Segment Start: GIVEN RECORDS
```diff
+                    const uint32_t c = __builtin_amdgcn_readlane(cnt, static_cast<int>(s));
+                    if (lane == s) { off = po; first = pr; }
+                    po += (c + 3u) & ~3u;
+                    pr += c;
+                    longest = c > longest ? c : longest;
+                }
+            }
+            uint32_t *ids = reinterpret_cast<uint32_t *>(keys);
+            uint16_t *perm = reinterpret_cast<uint16_t *>(ids + kReplayLds + 4u * kMaxSlices);
+            uint32_t *tab = ids + kReplayLds + 4u * kMaxSlices + kReplayLds / 2u;
+            static_assert((kReplayLds + 4u * kMaxSlices + kReplayLds / 2u + 3u * kMaxSlices) * 4u <= sizeof(uint64_t) * kReplayLds,
+                          "k_replay LDS");
+            const bool counted = longest <= kRankSlice;
+            if (counted) {
+                if (lane < v.n_slices) {
+                    const uint32_t padded = (cnt + 3u) & ~3u;
+                    for (uint32_t k = cnt; k < padded; ++k) ids[off + k] = ~0u;
+                    tab[lane] = off; tab[kMaxSlices + lane] = first; tab[2u * kMaxSlices + lane] = padded;
+                }
+                __syncthreads();
+#pragma unroll
+                for (uint32_t r = 0; r < 8; ++r)
+                    if (r < rounds && lane + 64u * r < h)
+                        ids[tab[sp[r] >> 16] + (sp[r] & 0xFFFFu)] = static_cast<uint32_t>(key_of(lane + 64u * r));
+                __syncthreads();
+#pragma unroll
+                for (uint32_t r = 0; r < 8; ++r) {
+                    if (r < rounds && lane + 64u * r < h) {
+                        const uint32_t s = sp[r] >> 16, len = tab[2u * kMaxSlices + s], at = tab[s];
+                        const uint32_t id = ids[at + (sp[r] & 0xFFFFu)];
+                        uint32_t rank = tab[kMaxSlices + s];
+                        const uint4 *q4 = reinterpret_cast<const uint4 *>(ids + at);
+                        for (uint32_t j = 0; j < len / 4u; ++j) {
+                            const uint4 q = q4[j];
+                            rank += (q.x < id) + (q.y < id) + (q.z < id) + (q.w < id);
+                        }
+                        perm[rank] = static_cast<uint16_t>(lane + 64u * r);
+                    }
+                }
+            } else {
+                for (uint32_t i = lane; i < h; i += 64) keys[i] = ((key_of(i) & ((1ull << kKeyGuideShift) - 1ull)) << 9) | i;
+                __syncthreads();
+                wave_sort(keys, h);
+            }
             __syncthreads();
             for (uint32_t base = 0; base < h && !stop; base += 64) {
                 const uint32_t idx = base + lane;
                 double2 mine = make_double2(0.0, 0.0);
                 if (idx < h) {
-                    const uint64_t sv = data[idx];
-                    mine = terms_of(static_cast<uint32_t>(sv & 511ull));
-                    if (out_hits)
-                        out_hits[h0 + idx] = hit_terms(v, gsig, g, (static_cast<uint64_t>(g) << kKeyGuideShift) | (sv >> 9), calc_mit, calc_cfd, true).rec;
+                    const uint32_t src = counted ? perm[idx] : static_cast<uint32_t>(keys[idx] & 511ull);
+                    mine = terms_of(src);
+                    if (out_hits) out_hits[h0 + idx] = hit_terms(v, gsig, g, key_of(src), calc_mit, calc_cfd, true).rec;
                 }
                 __syncthreads();
                 ord[lane] = mine;
```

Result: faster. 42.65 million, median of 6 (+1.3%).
Segment End: GIVEN RECORDS
_ACTIVITY_
Copy the lines above exactly, leaving every word as it is.

_SOLUTION FOR THIS EXERCISE_
```diff
+                    const uint32_t c = __builtin_amdgcn_readlane(cnt, static_cast<int>(s));
+                    if (lane == s) { off = po; first = pr; }
+                    po += (c + 3u) & ~3u;
+                    pr += c;
+                    longest = c > longest ? c : longest;
+                }
+            }
+            uint32_t *ids = reinterpret_cast<uint32_t *>(keys);
+            uint16_t *perm = reinterpret_cast<uint16_t *>(ids + kReplayLds + 4u * kMaxSlices);
+            uint32_t *tab = ids + kReplayLds + 4u * kMaxSlices + kReplayLds / 2u;
+            static_assert((kReplayLds + 4u * kMaxSlices + kReplayLds / 2u + 3u * kMaxSlices) * 4u <= sizeof(uint64_t) * kReplayLds,
+                          "k_replay LDS");
+            const bool counted = longest <= kRankSlice;
+            if (counted) {
+                if (lane < v.n_slices) {
+                    const uint32_t padded = (cnt + 3u) & ~3u;
+                    for (uint32_t k = cnt; k < padded; ++k) ids[off + k] = ~0u;
+                    tab[lane] = off; tab[kMaxSlices + lane] = first; tab[2u * kMaxSlices + lane] = padded;
+                }
+                __syncthreads();
+#pragma unroll
+                for (uint32_t r = 0; r < 8; ++r)
+                    if (r < rounds && lane + 64u * r < h)
+                        ids[tab[sp[r] >> 16] + (sp[r] & 0xFFFFu)] = static_cast<uint32_t>(key_of(lane + 64u * r));
+                __syncthreads();
+#pragma unroll
+                for (uint32_t r = 0; r < 8; ++r) {
+                    if (r < rounds && lane + 64u * r < h) {
+                        const uint32_t s = sp[r] >> 16, len = tab[2u * kMaxSlices + s], at = tab[s];
+                        const uint32_t id = ids[at + (sp[r] & 0xFFFFu)];
+                        uint32_t rank = tab[kMaxSlices + s];
+                        const uint4 *q4 = reinterpret_cast<const uint4 *>(ids + at);
+                        for (uint32_t j = 0; j < len / 4u; ++j) {
+                            const uint4 q = q4[j];
+                            rank += (q.x < id) + (q.y < id) + (q.z < id) + (q.w < id);
+                        }
+                        perm[rank] = static_cast<uint16_t>(lane + 64u * r);
+                    }
+                }
+            } else {
+                for (uint32_t i = lane; i < h; i += 64) keys[i] = ((key_of(i) & ((1ull << kKeyGuideShift) - 1ull)) << 9) | i;
+                __syncthreads();
+                wave_sort(keys, h);
+            }
             __syncthreads();
             for (uint32_t base = 0; base < h && !stop; base += 64) {
                 const uint32_t idx = base + lane;
                 double2 mine = make_double2(0.0, 0.0);
                 if (idx < h) {
-                    const uint64_t sv = data[idx];
-                    mine = terms_of(static_cast<uint32_t>(sv & 511ull));
-                    if (out_hits)
-                        out_hits[h0 + idx] = hit_terms(v, gsig, g, (static_cast<uint64_t>(g) << kKeyGuideShift) | (sv >> 9), calc_mit, calc_cfd, true).rec;
+                    const uint32_t src = counted ? perm[idx] : static_cast<uint32_t>(keys[idx] & 511ull);
+                    mine = terms_of(src);
+                    if (out_hits) out_hits[h0 + idx] = hit_terms(v, gsig, g, key_of(src), calc_mit, calc_cfd, true).rec;
                 }
                 __syncthreads();
                 ord[lane] = mine;
```

Result: faster. 42.65 million, median of 6 (+1.3%).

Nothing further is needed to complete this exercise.